Using the entries below, output exactly the line containing "const int nst = (nent + 63) / 64;" and all lines that follow it to the end.

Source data
§ §
template <int NC, int NSEG , bool PAIR = false, bool REALW = false>
__global__ void __launch_bounds__(BLK)
k_grid_bricks(const BrickTask* __restrict__ tasks, int ntasks, const BrickRef* __restrict__ btab,
              const BrickEntry* __restrict__ entries , const uint32_t* __restrict__ round_rows,
              const float2* __restrict__ Xp ,
              float2* __restrict__ Y, float2 alpha, const uint32_t* __restrict__ bits,
              int n0, int nm, int bm_log2, int bs_log2, int nbx, int nbm, int st_log2 , int zw ) {
    extern __shared__ float2 acc_all[];
    constexpr int TPR = 64 / NC;
    constexpr int RS = 64 / TPR;
    const int tid = threadIdx.x, lane = tid & 63;
    const int wv = __builtin_amdgcn_readfirstlane(tid >> 6);
    const int task = blockIdx.x * WAVES_PER_BLOCK + wv;
    if (task >= ntasks) return;
    const BrickTask tk = tasks[task];
    const int nb = tk.nb_flags & 0xffff;
    const bool shared = (tk.nb_flags >> 16) & 1;
    const int32_t nent = tk.hi - tk.lo, nround = nent / TPR;
    const int xs_log2 = 4 - st_log2, seg_log2 = xs_log2 + bm_log2 + bs_log2;
    const int BM = 1 << bm_log2, nseg = NSEG ? (PAIR ? 2 * NSEG : NSEG) : 1 << seg_log2, ncell = 16 << (bm_log2 + bs_log2);
    float2* __restrict__ acc = acc_all + (size_t)wv * ncell * NC;
    const int coil = lane % NC, tsub = lane / NC, xround = (lane / NC) % RS;
    const rsrc_t r_en = REALW ? make_rsrc(reinterpret_cast<const float2*>(entries) + tk.lo) : make_rsrc(entries + tk.lo);
    const rsrc_t r_rr = make_rsrc(round_rows + tk.lo / TPR), r_x = make_rsrc(Xp);

    struct Set { u3 en; uint32_t rid; float2 x; };
    Set s0, s1, s2, s3;
    auto request_samples = [&](Set& s, int st) {
        const int32_t q = st * RS + xround;
        s.rid = (uint32_t)buf_ld_i32(r_rr, q < nround ? (unsigned)q * 4u : IG_OOB);
    };
    auto request_entries = [&](Set& s, int st) {
        const int32_t idx = st * 64 + lane;
        if (REALW) {
            const float2 t = buf_ld<false>(r_en, idx < nent ? (unsigned)idx * 8u : IG_OOB, 0);
            s.en.x = __float_as_uint(t.x); s.en.y = __float_as_uint(t.y); s.en.z = 0u;
        } else {
            s.en = buf_ld_u3(r_en, idx < nent ? (unsigned)idx * 12u : IG_OOB);
        }
    };
    auto request_rows = [&](Set& s, int st) {
        const int32_t q = st * RS + xround;
        s.x = buf_ld<false>(r_x, q < nround ? (s.rid * (unsigned)NC + (unsigned)coil) * 8u : IG_OOB, 0);
    };
    request_samples(s0, 0);
    request_samples(s1, 1);
    const float2 my_ref = buf_ld<false>(make_rsrc(btab + tk.bt), lane < nb ? (unsigned)lane * 8u : IG_OOB, 0);
    request_entries(s0, 0);
    request_samples(s2, 2);
    request_samples(s3, 3);
    request_entries(s1, 1);
    request_entries(s2, 2);
    request_rows(s0, 0);
    request_samples(s0, 4);
    request_rows(s1, 1);
    int my_end = 0x7fffffff, my_pt = 0, my_bx = 0, my_m0 = 0, my_s0 = 0;
    if (lane < nb) {
        const int brick = (int)__float_as_uint(my_ref.x);
        if (!shared) my_end = (int)__float_as_uint(my_ref.y) - tk.lo;
        my_bx = brick % nbx;
        my_m0 = ((brick / nbx) % nbm) << bm_log2;
        my_s0 = (brick / (nbx * nbm)) << bs_log2;
        my_pt = my_bx * 16 + n0 * (my_m0 + nm * my_s0);
    }
    uint32_t my_mask = 0xffffffffu;
    if (bits) {
        const int nt = n0 >> st_log2;
        const rsrc_t r_bits = make_rsrc(bits);
        uint32_t w[8];
#pragma unroll
        for (int p = 0; p < 8; ++p) {
            const int pair = p * 64 + lane, j = pair >> seg_log2, seg = pair & (nseg - 1);
            const int jbx = __shfl(my_bx, j & 63), jm0 = __shfl(my_m0, j & 63), js0 = __shfl(my_s0, j & 63);
            const int xs = seg & ((1 << xs_log2) - 1), im = (seg >> xs_log2) & (BM - 1), is = seg >> (xs_log2 + bm_log2);
            const int km = jm0 + im, ks = js0 + is;
            const int kmq = km / zw, kmr = km - kmq * zw;
            w[p] = (uint32_t)buf_ld_i32(r_bits, j < nb ? (unsigned)((ks * nt + (jbx << xs_log2) + xs) * zw + kmr) * 4u : IG_OOB) >> kmq;
        }
        my_mask = 0u;
#pragma unroll
        for (int p = 0; p < 8; ++p) {
            const uint64_t bal = __ballot(w[p] & 1u);
            const int first = (p * 64) >> seg_log2, per = 64 >> seg_log2;
            if (lane >= first && lane < first + per)
                my_mask = (uint32_t)(bal >> ((lane - first) << seg_log2)) & (nseg == 32 ? 0xffffffffu : (1u << nseg) - 1u);
        }
    }
    for (int e = lane; e < ncell * NC; e += 64) acc[e] = make_float2(0.f, 0.f);

    int cur = 0;
    int32_t cur_end = __builtin_amdgcn_readlane(my_end, 0);
    auto flush_segment = [&](int pt, uint32_t mask, int seg) {
        const uint32_t flags = PAIR ? (mask >> (2 * seg)) & 3u : (mask >> seg) & 1u;
        if (!flags) return;
        const bool mine = PAIR ? ((flags >> (lane >> 5)) & 1u) != 0 : true;
        const int f_log2 = PAIR ? 3 : st_log2, fx_log2 = 4 - f_log2;
        const int xs = seg & ((1 << fx_log2) - 1), im = (seg >> fx_log2) & (BM - 1), is = seg >> (fx_log2 + bm_log2);
        const int cell0 = (xs << f_log2) + 16 * (im + BM * is);
        float2* src = acc + (size_t)cell0 * NC;
        float2* dst = Y + ((int64_t)pt + (xs << f_log2) + (int64_t)n0 * (im + (int64_t)nm * is)) * NC;
        const int nel = NC << f_log2;
        for (int e = lane; e < nel; e += 64) {
            const float2 o = cmul(alpha, src[e]);
            if (mine) {
                if (shared) {
                    asm volatile("global_atomic_add_f32 %0, %1, off\n\tglobal_atomic_add_f32 %0, %2, off offset:4"
                                 :: "v"(dst + e), "v"(o.x), "v"(o.y) : "memory");
                } else {
                    asm volatile("global_store_dwordx2 %0, %1, off" :: "v"(dst + e), "v"(o) : "memory");
                }
            }
            src[e] = make_float2(0.f, 0.f);
        }
    };
    auto flush = [&]() {
        const int pt = __builtin_amdgcn_readlane(my_pt, cur);
        const uint32_t mask = (uint32_t)__builtin_amdgcn_readlane((int)my_mask, cur);
        if (NSEG) {
#pragma unroll
            for (int seg = 0; seg < (NSEG ? NSEG : 1); ++seg) flush_segment(pt, mask, seg);
        } else {
            for (int seg = 0; seg < nseg; ++seg) flush_segment(pt, mask, seg);
        }
        ++cur;
        cur_end = __builtin_amdgcn_readlane(my_end, cur & 63);
    };
    auto super_trip = [&](const Set& s, Set& next, Set& rows_ahead, Set& entries_ahead, int st) {
        const uint32_t e_cell = s.en.x, e_re = s.en.y, e_im = s.en.z;
        const float x_re = s.x.x, x_im = s.x.y;
        request_rows(rows_ahead, st + 2);
        request_entries(entries_ahead, st + 3);
        request_samples(next, st + 5);
        for (int r = 0; r < RS; ++r) {
            const int32_t start = st * 64 + r * TPR;
            if (start >= nent) break;
            if (start >= cur_end) flush();
            const int from_e = (r * TPR + tsub) * 4, from_x = (r * NC + coil) * 4;
            const uint32_t cell = (uint32_t)__builtin_amdgcn_ds_bpermute(from_e, (int)e_cell);
            const float vr = __int_as_float(__builtin_amdgcn_ds_bpermute(from_e, (int)e_re));
            const float vi = REALW ? 0.f : __int_as_float(__builtin_amdgcn_ds_bpermute(from_e, (int)e_im));
            const float xr = __int_as_float(__builtin_amdgcn_ds_bpermute(from_x, __float_as_int(x_re)));
            const float xi = __int_as_float(__builtin_amdgcn_ds_bpermute(from_x, __float_as_int(x_im)));
            if (cell != 0xffffffffu) {
                float2* a = acc + (int)cell * NC + coil;
                float2 v = *a;
                if (REALW) {
                    v.x = fmaf(vr, xr, v.x);
                    v.y = fmaf(vr, xi, v.y);
                } else {
                    v.x += fmaf(vr, xr, vi * xi);
                    v.y += fmaf(vr, xi, -vi * xr);
                }
                *a = v;
            }
        }
    };
    const int nst = (nent + 63) / 64;
    for (int st = 0; st < nst; st += 4) {
        super_trip(s0, s1, s2, s3, st);
        super_trip(s1, s2, s3, s0, st + 1);
        super_trip(s2, s3, s0, s1, st + 2);
        super_trip(s3, s0, s1, s2, st + 3);
    }
    flush();
}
§ §
OUTPUT OF THE EXERCISE »
    const int nst = (nent + 63) / 64;
    for (int st = 0; st < nst; st += 4) {
        super_trip(s0, s1, s2, s3, st);
        super_trip(s1, s2, s3, s0, st + 1);
        super_trip(s2, s3, s0, s1, st + 2);
        super_trip(s3, s0, s1, s2, st + 3);
    }
    flush();
}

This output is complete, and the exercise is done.